Unique Protocol Identification Number
NCT01173172
Brief Title
Boron Neutron Capture Therapy (BNCT) for Locally Recurrent Head and Neck Cancer
Acronym
BNCT
Official Title
A Phase I/II Trial of Boron Neutron Capture Therapy (BNCT) for Recurrent Head and Neck Cancer at Tsing-Hua Open Pool Reactor
Study Type
Interventional

2. Study Status

Record Verification Date
February 2023
Overall Recruitment Status
Completed
Study Start Date
July 2010 (Actual)
Primary Completion Date
March 7, 2014 (Actual)
Study Completion Date
March 7, 2015 (Actual)

3. Sponsor/Collaborators

Responsible Party, by Official Title
Sponsor
Name of the Sponsor
Taipei Veterans General Hospital, Taiwan
Collaborators
National Tsing Hua University,Taiwan

4. Oversight

Data Monitoring Committee
Yes

5. Study Description

Brief Summary
This is a boron neutron capture (BNCT) therapy for patients with previously irradiated and locally recurrent head and neck cancer. The primary end points are treatment toxicities and response rate. The secondary endpoints are time to tumor progression, progression-free survival, overall survival and change quality of life. Head and neck carcinomas that recur locally after conventional irradiation pose a therapeutic challenge. Boron neutron capture therapy (BNCT) is based on the nuclear capture reaction that occurs when non-radioactive boron is irradiated with neutrons of thermal energy to yield high energy alpha particles and recoiling lithium nuclei. The effect of alpha and 7Li is primarily limited to boron- containing cells. Preferential uptake of boron into cancerous tissue is achieved using boron carriers such as a derivative of phenylalanine, boronophenylalanine (BPA). After administration of BPA by an intra-arterial or intravenous infusion, the tumor site is irradiated with neutrons, the source of which is currently a nuclear reactor. A few uncontrolled clinical trials have evaluated BNCT in the treatment of glioblastoma after brain surgery. In these studies, the median survival times have been 13-15 months after BNCT. However, efficacy and tolerability of BNCT in the treatment of limited number of head and neck cancer patients showed promising results.
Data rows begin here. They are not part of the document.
LIB_PATH = _DEFAULT_LIB_PATH
if os.environ.get("SSAMD_LIB"):
    if os.environ.get("SSAMD_EXPERIMENT") != "1":
        raise ImportError("SSAMD_LIB is an experiment hook: set SSAMD_EXPERIMENT=1 as well to load %s instead of the product "
                          "library" % os.environ["SSAMD_LIB"])
    LIB_PATH = os.environ["SSAMD_LIB"]
ABI_VERSION = 8

(K_LAB, K_ASW_AGG, K_ASW_FIN, K_GSW_AGG, K_GSW_FIN, K_REMAP, K_REPROJECT, K_ASW_ALT, K_ASW_EXACT, K_UNWRAP, K_FTP,
 K_NPUNWRAP, K_COUNT) = 0, 1, 2, 3, 4, 5, 6, 7, 8, 9, 10, 11, 12

_lib = None
_u8p = ctypes.c_void_p
_i16p = ctypes.c_void_p


class NativeError(RuntimeError):

    def __init__(self, code, msg):
        super().__init__("libssamd error %d: %s" % (code, msg))
# ... 46 lines not shown
    L.ssamd_gsw_device_rows2.restype = I
    L.ssamd_gsw_device_rows2.argtypes = [P, P, I, I, I, I, I, I, I, I, I, I, F, I, I, P, P]
    L.ssamd_asw_exact_device_rows2.restype = I
    L.ssamd_asw_exact_device_rows2.argtypes = [P, P, I, I, I, I, I, I, I, I, I, D, D, I, P, P]
    L.ssamd_asw_exact_rectified_device.restype = I
    L.ssamd_asw_exact_rectified_device.argtypes = [P, P, I, I, P, P, P, P, I, I, I, I, I, I, D, D, I, P, P]
    L.ssamd_asw_alternate.restype = I
    L.ssamd_asw_alternate.argtypes = [P, P, I, I, I, I, I, D, D, I, P, I]
    L.ssamd_asw_alternate_device.restype = I
    L.ssamd_asw_alternate_device.argtypes = [P, P, I, I, I, I, I, D, D, I, P, P]
    L.ssamd_asw_alternate_rows_device.restype = I
    L.ssamd_asw_alternate_rows_device.argtypes = [P, P, I, I, I, I, I, I, I, I, D, D, I, P, P]
    L.ssamd_asw_alternate_multi.restype = I
    L.ssamd_asw_alternate_multi.argtypes = [P, P, I, I, I, I, I, D, D, I, P, ctypes.POINTER(I), I]
    L.ssamd_asw_costs.restype = I
    L.ssamd_asw_costs.argtypes = [P, P, I, I, I, I, I, D, D, P, I]
    L.ssamd_asw_argmins.restype = I
    L.ssamd_asw_argmins.argtypes = [P, P, I, I, I, I, I, D, D, P, P, I]
    L.ssamd_bgr2lab.restype = I
    L.ssamd_bgr2lab.argtypes = [P, I, I, P, I]
    L.ssamd_remap_bgr_device.restype = I
    L.ssamd_remap_bgr_device.argtypes = [P, I, I, P, P, I, I, I, P, P]
    L.ssamd_reproject_device.restype = I
    L.ssamd_reproject_device.argtypes = [P, I, I, ctypes.POINTER(D), P, P]
    L.ssamd_iir_unwrap.restype = I
    L.ssamd_iir_unwrap.argtypes = [P, I, I, I, D, P, I]
    L.ssamd_iir_unwrap_device.restype = I
    L.ssamd_iir_unwrap_device.argtypes = [P, I, I, I, D, P, P]
    L.ssamd_ftp_phase.restype = I
    L.ssamd_ftp_phase.argtypes = [P, I, P, I, I, I, P, P, I, D, P, I]
    L.ssamd_ftp_phase_device.restype = I
    L.ssamd_ftp_phase_device.argtypes = [P, I, P, I, I, I, P, P, I, D, P, P]
    L.ssamd_ftp_band.restype = I
    L.ssamd_ftp_band.argtypes = [I, I, P, P, P, P]
    LL = ctypes.c_longlong
    L.ssamd_np_unwrap.restype = I
    L.ssamd_np_unwrap.argtypes = [P, LL, LL, LL, D, D, P, I]
    L.ssamd_np_unwrap_device.restype = I
    L.ssamd_np_unwrap_device.argtypes = [P, LL, LL, LL, D, D, P, P]
    L.ssamd_np_unwrap_xy.restype = I
    L.ssamd_np_unwrap_xy.argtypes = [P, I, I, I, P, I]
    L.ssamd_np_unwrap_xy_device.restype = I
    L.ssamd_np_unwrap_xy_device.argtypes = [P, I, I, I, P, P]
    L.ssamd_np_unwrap_plan.restype = I
    L.ssamd_np_unwrap_plan.argtypes = [LL, LL, LL, ctypes.POINTER(ctypes.c_int32)]
    L.ssamd_debug_exact_queue.restype = I
    L.ssamd_debug_exact_queue.argtypes = [I, ctypes.c_longlong, P, P, P]
    L.ssamd_debug_libm.restype = I
    L.ssamd_debug_libm.argtypes = [I, I, P, P]
    L.ssamd_debug_exact_costs.restype = I
    L.ssamd_debug_exact_costs.argtypes = [P, P, I, I, I, D, D, I, P, P, P, P]
    L.ssamd_debug_gsw_sqrt.restype = I
    L.ssamd_debug_gsw_sqrt.argtypes = [I, P]
    L.ssamd_profile_enable.restype = I
    L.ssamd_profile_enable.argtypes = [I]
    L.ssamd_profile_reset.restype = I
    L.ssamd_profile_read.restype = I
    L.ssamd_profile_read.argtypes = [ctypes.POINTER(D), ctypes.POINTER(ctypes.c_longlong)]
    L.ssamd_kernel_name.restype = ctypes.c_char_p
    L.ssamd_kernel_name.argtypes = [I]
    L.ssamd_autotune.restype = I
    L.ssamd_autotune.argtypes = [I]
    L.ssamd_asw_geometry.restype = I
    L.ssamd_asw_geometry.argtypes = [I, I, I, I, I, ctypes.POINTER(I)]
    L.ssamd_asw_kernel_form.restype = I
    L.ssamd_asw_kernel_form.argtypes = [I, I, I, I, I, ctypes.POINTER(I)]
    L.ssamd_gsw_geometry.restype = I
    L.ssamd_gsw_geometry.argtypes = [I, I, I, I, I, ctypes.POINTER(I)]
    L.ssamd_set_option.restype = I
    L.ssamd_set_option.argtypes = [ctypes.c_char_p, ctypes.c_char_p]
    L.ssamd_asw_rectified_device.restype = I
    L.ssamd_asw_rectified_device.argtypes = [P, P, I, I, P, P, P, P, I, I, I, I, I, I, D, D, I, P, P]
    L.ssamd_gsw_rectified_device.restype = I
    L.ssamd_gsw_rectified_device.argtypes = [P, P, I, I, P, P, P, P, I, I, I, I, I, I, I, F, I, I, P, P]
    L.ssamd_counter.restype = I
    L.ssamd_counter.argtypes = [I, ctypes.c_char_p, ctypes.POINTER(ctypes.c_longlong)]
    _lib = L
    return L


def set_option(name, value):
    check(lib().ssamd_set_option(name.encode(), None if value is None else str(value).encode()))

Though many basic researches about BNCT has been done using Tsing Hua Open-pool Reactor (THOR) at National Tsing Hua University, no clinical trial utilizing BNCT is performed in our country. This study will be the first BNCT trial to treat head and neck cancer in Taiwan.
Detailed Description
This is a prospective, single arm, open label phase I/II trial with boron neutron capture (BNCT) therapy for patients with previously irradiated and locally recurrent head and neck cancer. The eligibility criteria are patients with locoregionally recurrent head and neck cancer; good performance status; inoperable, clinical measurable tumor size; good organ function and good compliance. No systemic treatment is in use. Once entering this study, patients will receive angiographies to evaluate bloody supply of the tumor and PET scan with 18F-fluoro-L-BPA as the tracer. Tumor-to- normal tissue ratios were evaluated from static emission scans. Boron concentration of normal tissues is derived from measurement of BPA concentration in the blood. Treatment planning with THORplan will be done after Computerized Tomography (CT) simulation. After treatment plan approved and on the day of treatment, intravenous or intra-arterial L-BPA- Fructose complex 500 mg/kg was administered at a constant rate over about 3 hours before and during neutron irradiation. Neutron beam irradiations were given at the THOR with prescription dose of 20 to 25 Gy (Eq) for the tumor in one fraction on day 1 and repeated on day 30. Patients will be regularly followed up at OPD for toxicities (NCI Common Terminology Criteria) and response evaluation (RECIST criteria)by MRI and PET, time to progression measurement, survival status and change of quality of life. Maximally 27 patients will be enrolled. After first 10 patients, the preliminary results will be reviewed before further patients' enrollment.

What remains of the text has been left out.